05.20.2019

Hospitals: Working Beyond Their Walls to Improve Health

That Massachusetts hospitals provide compassionate, life-saving care to all is a given. What is perhaps less known is that each day they undertake important initiatives to reach deeper into their communities to improve health. Here are just two examples:
 
The South Shore Community Behavioral Health Initiative (SSCBHI), led by South Shore Health, last week awarded $1.8 million in community grants to two local non-profit agencies. The Police Assisted Addiction and Recovery Initiative (PAARI) and Bay State Community Services, Inc. will each receive $930,000 grants for their work targeting behavioral health patients, specifically in improving their access to medical care and services, housing, transportation, food, clothing, and insurance. The $1.8 million is part of a total $2.4 million from South Shore Health; Greater Brockton Health Alliance, South Shore Community Partners, and Blue Hills Health Alliance will each receive $180,000 over the next three years.
 
“This first-of-its kind grant program on the South Shore reflects our organization’s deep commitment to promoting good health within the community and by removing barriers to accessing behavioral healthcare for the most vulnerable among us,” said South Shore Health President & CEO Gene E. Green, M.D.

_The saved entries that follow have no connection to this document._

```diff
diff --git a/common_amd/csrc/launchers.hpp b/common_amd/csrc/launchers.hpp
--- a/common_amd/csrc/launchers.hpp
+++ b/common_amd/csrc/launchers.hpp
@@ -160,9 +160,11 @@
 int launch_niw_commit(hipStream_t stream, const FeatDesc *feats_dev, uint32_t f, uint32_t dim, uint32_t K,
                       uint32_t kpad, int to_raw);
 
+constexpr uint32_t kBucketRows = 4096, kBucketMaxGroups = 4096, kBucketFiller = 0xffffffffu;
+inline size_t accumulate_order_words(uint64_t nrows) { return (size_t)((nrows + kBucketRows - 1) / kBucketRows) * kBucketRows; }
 int launch_accumulate(hipStream_t stream, int num_cus, const FeatDesc *feats_dev,
                       const FeatDesc *feats_host, int nfeat, uint32_t K, uint32_t kpad, uint64_t row0,
-                      uint64_t nrows, const int32_t *z, int sign, long long *cnt_acc);
+                      uint64_t nrows, const int32_t *z, int sign, long long *cnt_acc, uint32_t *order);
 int launch_commit(hipStream_t stream, const FeatDesc *feats_dev, int nfeat, uint32_t kpad,
                   const long long *cnt_acc, uint32_t *cnt_u32);
 int launch_commit_prepare(hipStream_t stream, const FeatDesc *feats_dev, int nfeat, uint32_t K, uint32_t kpad,
diff --git a/common_amd/csrc/msc_internal.hpp b/common_amd/csrc/msc_internal.hpp
--- a/common_amd/csrc/msc_internal.hpp
+++ b/common_amd/csrc/msc_internal.hpp
@@ -448,6 +448,7 @@
   msc::DevBuf<double> niw_qown;
   msc::DevBuf<int32_t> one_z;
   msc::DevBuf<uint32_t> niw_scratch;
+  msc::DevBuf<uint32_t> acc_order;
   std::vector<std::unique_ptr<msc_hp_grid>> hp_grids;
   msc::DevBuf<double> hp_part;
   msc::DevBuf<double> hp_out;
```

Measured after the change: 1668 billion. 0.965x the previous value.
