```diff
+                for (int c = 0; c < PP; ++c)
+                    if (c < p) {
+                        double x = xs[j * SP + c];
+#pragma unroll
+                        for (int r = 0; r < 4; ++r) acc[r][c] += kv[q][r] * x;
+                    }
+            }
         }
     }
 #pragma unroll
@@ -377,6 +520,7 @@
     int* info;
     double* tpart;
     void* potri;
+    double* vpart;
     size_t total;
 };
 
@@ -395,7 +539,8 @@
     w.frob = (double*)take(sizeof(double) * T * T);
     w.info = (int*)take(sizeof(int) * 4);
     w.tpart = (double*)take(sizeof(double) * (npad / TCH + 1) * npad * MAXP);
-    w.potri = (void*)take((size_t)gp_potri_workspace_bytes(npad));
+    w.potri = (void*)take(std::max((size_t)gp_potri_workspace_bytes(npad), sizeof(double) * T * (T + 1) * 128 * MAXP));
+    w.vpart = (double*)w.potri;
     w.total = off;
     (void)p;
     return w;
@@ -430,13 +575,12 @@
                            const LoglikWs& w, int p, double* outQ, cudaStream_t s) {
     int T = npad / 128, tiles = T * (T + 1) / 2;
     if (with_dk) {
-        trace_tiles_kernel<MODE, true><<<tiles, 256, 0, s>>>(Ainv, n, npad, pts, d, mp, w.tr);
-        launch_dk_apply<MODE>(pts, n, d, mp, w.S, p, p, w.V, s);
+        launch_dk_trace_apply<MODE>(Ainv, n, npad, pts, d, mp, w.S, p, w.tr, w.vpart, w.V, s);
         GP_COUNT(2);
         GP_LAUNCH_CHECK();
         return gram(w.S, w.V, n, p, p, w.gram, outQ, s);
     }
-    trace_tiles_kernel<MODE, false><<<tiles, 256, 0, s>>>(Ainv, n, npad, pts, d, mp, w.tr);
+    trace_tiles_kernel<<<tiles, 256, 0, s>>>(Ainv, n, npad, w.tr);
     GP_COUNT(1);
     GP_LAUNCH_CHECK();
     return 0;
@@ -497,10 +641,8 @@
     double* frob = tr + (int64_t)tiles * 3;
     double* misc = frob + (int64_t)T * T;
     GP_CUDA_CHECK(cudaMemsetAsync(misc, 0, sizeof(double) * 8, s));
-    MaternParams mp;
-    mp.nu = 0; mp.coef = 0; mp.sq2nu = 0; mp.inv_rho = 0;
     if (kind == 0) frob_lower_kernel<<<dim3(T, T), 256, 0, s>>>(M, (int)n, (int)npad, frob);
-    else trace_tiles_kernel<MAT_05, false><<<tiles, 256, 0, s>>>(M, (int)n, (int)npad, nullptr, 0, mp, tr);
+    else trace_tiles_kernel<<<tiles, 256, 0, s>>>(M, (int)n, (int)npad, tr);
     finalize_out_kernel<<<1, 256, 0, s>>>(out_dev, misc, tr, tiles, frob, T * T, (const int*)(misc + 2), kind == 0 ? 1 : 2);
     GP_COUNT(2);
     GP_LAUNCH_CHECK();
```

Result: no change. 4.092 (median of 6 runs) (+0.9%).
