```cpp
extern "C" int als_factor_scale(const float* F, int64_t nfloats, float* scale, void* stream) {
// ... 45 lines not shown
```

include/als_hip.h:

```cpp
#ifndef ALS_HIP_H
#define ALS_HIP_H

#include <stddef.h>
#include <stdint.h>

#ifdef __cplusplus
extern "C" {
#endif

#define ALS_HIP_VERSION 103
#define ALS_NXCD 8

#define ALS_E_BADARG   (-1)
#define ALS_E_BADK     (-2)
#define ALS_E_LAUNCH   (-3)

#define ALS_GRAM_F32    0
#define ALS_GRAM_F16X2  1
#define ALS_GRAM_F64    2

#define ALS_MAX_K 160
#define ALS_SPLIT_CHUNK 4096

typedef struct als_task {
    int32_t row;
    int32_t seg;
    int32_t slot;
    int32_t reserved;
} als_task;

typedef struct als_long_row {
    int32_t row;
    int32_t slot0;
    int32_t nslots;
    int32_t reserved;
} als_long_row;

int als_version(void);
int als_padded_k(int k);
int als_perm_index(int k, int c);
int64_t als_partial_slot_bytes(int k);
int64_t als_partial_slot_bytes_f64(int k);

typedef struct als_row_solve_params {
    int32_t k;
    int32_t ld;
    int64_t nrows;
    int32_t F_zero_row;
    int32_t reserved0;
    int32_t gram_mode;
    int32_t ndual_tail;
    int32_t ndual_mid;
    int32_t F_scale_ready;
// ... 266 lines not shown
```

Baseline: 8.978 billion.

## Chain multiple row tasks per wave with prefetch of next row's head

For small K (KB<=4, so k=64), each wave now handles up to four row tasks in a grid-stride loop, with the grid sized in multiples of the XCD count. While the current row is being solved, the next row's task record, indptr, bias and first index/value chunk are prefetched, and the bias gather is issued in the middle of the Cholesky step. Task metadata is read through constant address space, and scalar-held lane masks replace some selects. The aim is to hide per-row load latency and launch/tail overhead, at the cost of fewer waves in flight and more register pressure.

```diff
diff --git a/collaborative-filtering_amd/_hip.py b/collaborative-filtering_amd/_hip.py
--- a/collaborative-filtering_amd/_hip.py
+++ b/collaborative-filtering_amd/_hip.py
@@ -9,7 +9,7 @@
 SPLIT_CHUNK = 4096
 MAX_K = 160
 
-EXPORTS = ("als_version", "als_padded_k", "als_perm_index", "als_partial_slot_bytes", "als_partial_slot_bytes_f64",
+EXPORTS = ("als_version", "als_rows_per_wave", "als_padded_k", "als_perm_index", "als_partial_slot_bytes", "als_partial_slot_bytes_f64",
            "als_row_solve", "als_factor_scale", "als_gs_sweep", "als_gs_sweep_levels", "als_gs_sweep_dataflow", "als_residual_stats", "als_w_normal_equations", "als_spd_solve_workspace_bytes", "als_spd_solve_f64", "als_item_stats", "als_item_stats_f64", "als_sum_pairs", "als_sumsq_partials",
            "als_sumsq", "als_history_row", "als_compose_z", "als_predict_at", "als_predict_dense",
            "als_topk_similarity", "als_graph_classify", "als_normalize_features", "als_impute_col_median",
diff --git a/collaborative-filtering_amd/backend.py b/collaborative-filtering_amd/backend.py
--- a/collaborative-filtering_amd/backend.py
+++ b/collaborative-filtering_amd/backend.py
@@ -93,7 +93,7 @@
             if buf is None:
                 buf = self._planes[nwords] = torch.empty(nwords, dtype=torch.int32, device=self.device)
             p.F_planes = _p(buf)
-        if self.cond_limit > 0.0 and not self.ablate and not f64:
+        if self.cond_limit > 0.0 and not (self.ablate & ~8) and not f64:
             if side.nrows not in self._redo_rows:
                 self._redo_rows[side.nrows] = torch.empty(max(side.nrows, 1), dtype=torch.int32, device=self.device)
             p.cond_limit = self.cond_limit
diff --git a/collaborative-filtering_amd/csrc/als_device.hpp b/collaborative-filtering_amd/csrc/als_device.hpp
--- a/collaborative-filtering_amd/csrc/als_device.hpp
+++ b/collaborative-filtering_amd/csrc/als_device.hpp
@@ -30,6 +30,10 @@
 template <unsigned long long MASK>
 __device__ __forceinline__ float select_lanes(float a, float b) {
     return __builtin_amdgcn_inverse_ballot_w64(MASK) ? a : b;
+}
+template <unsigned long long BASE, int SH>
+__device__ __forceinline__ float select_lanes_sh(float a, float b, int zero) {
+    return __builtin_amdgcn_inverse_ballot_w64(BASE << (SH + zero)) ? a : b;
 }
 template <int BOUND, int RR>
 constexpr unsigned long long lanes_below() {
@@ -71,8 +75,13 @@
     return v;
 }
 
+template <bool KEEP_LOADS = false>
 __device__ __forceinline__ void wave_lds_sync() {
-    __builtin_amdgcn_fence(__ATOMIC_SEQ_CST, "workgroup");
+    if constexpr (KEEP_LOADS) {
+        asm volatile("s_waitcnt lgkmcnt(0)" ::: "memory");
+    } else {
+        __builtin_amdgcn_fence(__ATOMIC_SEQ_CST, "workgroup");
+    }
     __builtin_amdgcn_wave_barrier();
 }
 
diff --git a/collaborative-filtering_amd/csrc/row_common.hpp b/collaborative-filtering_amd/csrc/row_common.hpp
--- a/collaborative-filtering_amd/csrc/row_common.hpp
+++ b/collaborative-filtering_amd/csrc/row_common.hpp
@@ -31,6 +31,7 @@
     float di[NR];
     float y[NR];
     float b[NR];
+    int zero = 0;
 };
 
 template <int KB>
@@ -60,7 +61,10 @@
                                               const Chol<KB>& S, float (&cf)[KCfg<KB>::NR][16]) {
     constexpr int prow = 16 * PB + T;
     const float v = Ls[colbase[RR][(T >> 2) & 3] + prow * 16];
-    cf[RR][T] = select_lanes<lanes_below<prow, RR>()>(v * S.di[RR], 0.f);
+    constexpr int nb = prow - 64 * RR;
+    if constexpr (nb <= 0) cf[RR][T] = 0.f;
+    else if constexpr (nb >= 64) cf[RR][T] = v * S.di[RR];
+    else cf[RR][T] = select_lanes_sh<~0ull, nb>(0.f, v * S.di[RR], S.zero);
     if constexpr (T + 1 < 16) bwd_coeff_one<KB, RR, T + 1, PB>(Ls, colbase, S, cf);
     else if constexpr (RR + 1 < KCfg<KB>::NR) bwd_coeff_one<KB, RR + 1, 0, PB>(Ls, colbase, S, cf);
 }
diff --git a/collaborative-filtering_amd/csrc/row_solve.hip b/collaborative-filtering_amd/csrc/row_solve.hip
--- a/collaborative-filtering_amd/csrc/row_solve.hip
+++ b/collaborative-filtering_amd/csrc/row_solve.hip
@@ -198,8 +198,45 @@
         for (int r = 0; r < 4; ++r) A.acc[a][r] += Ls[(a * 4 + r) * 64 + lane];
 }
 
+struct GramHead {
+    int idx1, idx2;
+    float val1, bo1;
+};
+
+__device__ __forceinline__ void gram_head_load(GramHead& h, const int32_t* __restrict__ idxp,
+                                               const float* __restrict__ valp, int len, int zero_row, int lane) {
+    h.idx1 = (lane < len) ? __builtin_nontemporal_load(idxp + lane) : zero_row;
+    h.idx2 = (64 + lane < len) ? __builtin_nontemporal_load(idxp + 64 + lane) : zero_row;
+    h.val1 = (lane < len) ? __builtin_nontemporal_load(valp + lane) : 0.f;
+}
+__device__ __forceinline__ void gram_head_bias(GramHead& h, int len, const float* __restrict__ bias_other, int lane) {
+    h.bo1 = (lane < len) ? bias_other[h.idx1] : 0.f;
+}
+
+struct HeadAhead {
+    int idx1, idx2;
+    float val1, bo1;
+};
+__device__ __forceinline__ void head_ahead_index(HeadAhead& a, const int32_t* __restrict__ idxp, int len, int lane) {
+    a.idx1 = __builtin_nontemporal_load(idxp + ((lane < len) ? lane : 0));
+}
+__device__ __forceinline__ void head_ahead_rest(HeadAhead& a, const int32_t* __restrict__ idxp,
+                                                const float* __restrict__ valp, int len,
+                                                const float* __restrict__ bias_other, int lane) {
+    a.bo1 = bias_other[a.idx1];
+    a.idx2 = __builtin_nontemporal_load(idxp + ((64 + lane < len) ? 64 + lane : 0));
+    a.val1 = __builtin_nontemporal_load(valp + ((lane < len) ? lane : 0));
+}
+__device__ __forceinline__ void head_from_ahead(GramHead& h, const HeadAhead& a, int len, int zero_row, int lane) {
+    const bool in1 = lane < len, in2 = 64 + lane < len;
+    h.idx1 = in1 ? a.idx1 : zero_row;
+    h.bo1 = in1 ? a.bo1 : 0.f;
+    h.idx2 = in2 ? a.idx2 : zero_row;
+    h.val1 = in1 ? a.val1 : 0.f;
+}
+
 template <int KB, int MODE>
-__device__ __forceinline__ void gram_accumulate(RowAcc<KB>& A, const int32_t* __restrict__ idxp,
+__device__ __forceinline__ void gram_accumulate(RowAcc<KB>& A, const GramHead& head, const int32_t* __restrict__ idxp,
                                                 const float* __restrict__ valp, int len,
                                                 const float* __restrict__ F, int ld, int zero_row,
                                                 const float* __restrict__ bias_other, float mu,
@@ -217,10 +254,8 @@
 #pragma unroll
         for (int b = 0; b < KB; ++b) E[b] = f32x4{0.f, 0.f, 0.f, 0.f};
     }
-    int idx1 = (lane < len) ? __builtin_nontemporal_load(idxp + lane) : zero_row;
-    int idx2 = (64 + lane < len) ? __builtin_nontemporal_load(idxp + 64 + lane) : zero_row;
-    float val1 = (lane < len) ? __builtin_nontemporal_load(valp + lane) : 0.f;
-    float bo1 = (lane < len) ? bias_other[idx1] : 0.f;
+    int idx1 = head.idx1, idx2 = head.idx2;
+    float val1 = head.val1, bo1 = head.bo1;
     for (int base = 0; base < len; base += 64) {
         const int idx0 = idx1;
         const float val0 = val1, bo0 = bo1;
@@ -316,7 +351,7 @@
     if constexpr (SOLVE) {
 #pragma unroll
         for (int rr = 0; rr < NR; ++rr) S.b[rr] = fmaf(-l[rr], yt, S.b[rr]);
-        S.y[RP] = select_lanes<1ull << LP>(yt, S.y[RP]);
+        S.y[RP] = select_lanes_sh<1ull, LP>(yt, S.y[RP], S.zero);
     }
 }
 
@@ -328,7 +363,7 @@
     }
 }
 
-template <int KB, int J, bool SOLVE>
+template <int KB, int J, bool SOLVE, bool KEEP = false>
 __device__ __forceinline__ void chol_panel(RowAcc<KB>& A, Chol<KB>& S, float* __restrict__ Ls, int lane) {
     using C = KCfg<KB>;
     constexpr int KP = C::KP, NR = C::NR;
@@ -342,7 +377,7 @@
             for (int r = 0; r < 4; ++r)
                 Ls[OFF + (16 * (I - J) + 4 * q + r) * 16 + swzc] = A.acc[blk_idx(I, J)][r];
     }
-    wave_lds_sync();
+    wave_lds_sync<KEEP>();
     float p[NR][16];
     const int si = (lane >> 2) & 3;
 #pragma unroll
@@ -355,7 +390,7 @@
             p[rr][4 * g] = v.x; p[rr][4 * g + 1] = v.y; p[rr][4 * g + 2] = v.z; p[rr][4 * g + 3] = v.w;
         }
     }
-    wave_lds_sync();
+    wave_lds_sync<KEEP>();
     panel_pivots<KB, J, 0, SOLVE>(p, S, lane);
 #pragma unroll
     for (int rr = 0; rr < NR; ++rr) {
@@ -368,11 +403,11 @@
             }
         }
     }
-    wave_lds_sync();
+    wave_lds_sync<KEEP>();
     {
         constexpr int DR = (16 * J) >> 6, DL = (16 * J) & 63;
         const float dl = Ls[OFF + c * 16 + (c & 3)];
-        S.di[DR] = select_lanes<0xFFFFull << DL>(__builtin_amdgcn_rcpf(dl), S.di[DR]);
+        S.di[DR] = select_lanes_sh<0xFFFFull, DL>(__builtin_amdgcn_rcpf(dl), S.di[DR], S.zero);
     }
     if constexpr (J + 1 < KB) {
         f32x4 op[KB - J - 1];
@@ -393,11 +428,11 @@
     }
 }
 
-template <int KB, int J, bool SOLVE>
+template <int KB, int J, bool SOLVE, bool KEEP = false>
 __device__ __forceinline__ void chol_panels(RowAcc<KB>& A, Chol<KB>& S, float* __restrict__ Ls, int lane) {
     if constexpr (J < KB) {
-        chol_panel<KB, J, SOLVE>(A, S, Ls, lane);
-        chol_panels<KB, J + 1, SOLVE>(A, S, Ls, lane);
+        chol_panel<KB, J, SOLVE, KEEP>(A, S, Ls, lane);
+        chol_panels<KB, J + 1, SOLVE, KEEP>(A, S, Ls, lane);
     }
 }
 
@@ -435,29 +470,46 @@
     return wave_sum((q == (c >> 2)) ? t : 0.f);
 }
 
-template <int KB>
+#define ALS_CONSTANT __attribute__((address_space(4)))
+template <class T>
+__device__ __forceinline__ const T ALS_CONSTANT* as_constant(const T* p) { return (const T ALS_CONSTANT*)p; }
+
+struct NoMid { __device__ __forceinline__ void operator()() const {} };
+struct ChainRow {
+    int nrat, row_u;
+    float bold, un;
+};
+
+template <int KB, class Mid = NoMid, bool CHAIN = false>
 __device__ __forceinline__ void finish_row(RowAcc<KB>& A, const als_row_solve_params& P, int row,
-                                           float* __restrict__ Ls, int lane) {
+                                           float* __restrict__ Ls, int lane, Mid mid = Mid{},
+                                           const ChainRow ch = ChainRow{}) {
     using C = KCfg<KB>;
     constexpr int KP = C::KP, NR = C::NR;
     const int c = lane & 15, q = lane >> 4;
     const int64_t r64 = row;
 
     if (P.gram_mode == ALS_GRAM_F16X2) {
-        const float un = P.F_scale[1];
+        const float un = CHAIN ? ch.un : P.F_scale[1];
 #pragma unroll
         for (int a = 0; a < C::NACC; ++a) A.acc[a] *= un;
     }
 
 #pragma unroll
     for (int b = 0; b < KB; ++b) {
-        A.rhs[b] += __shfl_xor(A.rhs[b], 16, 64); A.rhs[b] += __shfl_xor(A.rhs[b], 32, 64);
-        A.cs[b] += __shfl_xor(A.cs[b], 16, 64);   A.cs[b] += __shfl_xor(A.cs[b], 32, 64);
+        if constexpr (CHAIN) {
+            A.rhs[b] += bperm_f(A.rhs[b], lane ^ 16); A.rhs[b] += bperm_f(A.rhs[b], lane ^ 32);
+            A.cs[b] += bperm_f(A.cs[b], lane ^ 16);   A.cs[b] += bperm_f(A.cs[b], lane ^ 32);
+        } else {
+            A.rhs[b] += __shfl_xor(A.rhs[b], 16, 64); A.rhs[b] += __shfl_xor(A.rhs[b], 32, 64);
+            A.cs[b] += __shfl_xor(A.cs[b], 16, 64);   A.cs[b] += __shfl_xor(A.cs[b], 32, 64);
+        }
     }
     const float sumr = wave_sum(A.sumr);
     const float sumr2 = wave_sum(A.sumr2);
 
     Chol<KB> S;
+    if constexpr (CHAIN) asm volatile("s_mov_b32 %0, 0" : "=s"(S.zero));
     float csrow[NR];
     int colrow[NR];
 #pragma unroll
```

Boston Medical Center recently reported on its successful effort to screen primary care patients for social determinants of health and then enter the data into the electronic health record, which automatically prints out referral information for resources that can help the patient.
 
The system, called THRIVE, helps clinicians better address the social needs of patients to improve their overall health. The one-page screening tool is available in six languages and is filled out by patients in the waiting room. It asks about eight social determinants of health domains: homelessness and housing insecurity, food insecurity, inability to afford medications, lack of transportation to medical appointments, utilities, caregiving, unemployment, and educational aspirations. It also asked patients if they wanted assistance with any of the needs they had identified on the THRIVE screening tool. 
 
“The ability to successfully incorporate this critical information into the electronic medical record is a true game changer when it comes to addressing the whole patient,” said Pablo Buitron de la Vega, M.D., a physician in general internal medicine and the study’s lead author. 
 
BMC is now screening all patients with THRIVE in all ambulatory primary care clinics, including family medicine, pediatrics, obstetrics and gynecology, and general internal medicine. To date, BMC has screened more than 57,000 patients – 28% report having at least one need and 19% request help with at least one need. Housing, food and education are the most prevalent health-related social needs of BMC’s patients.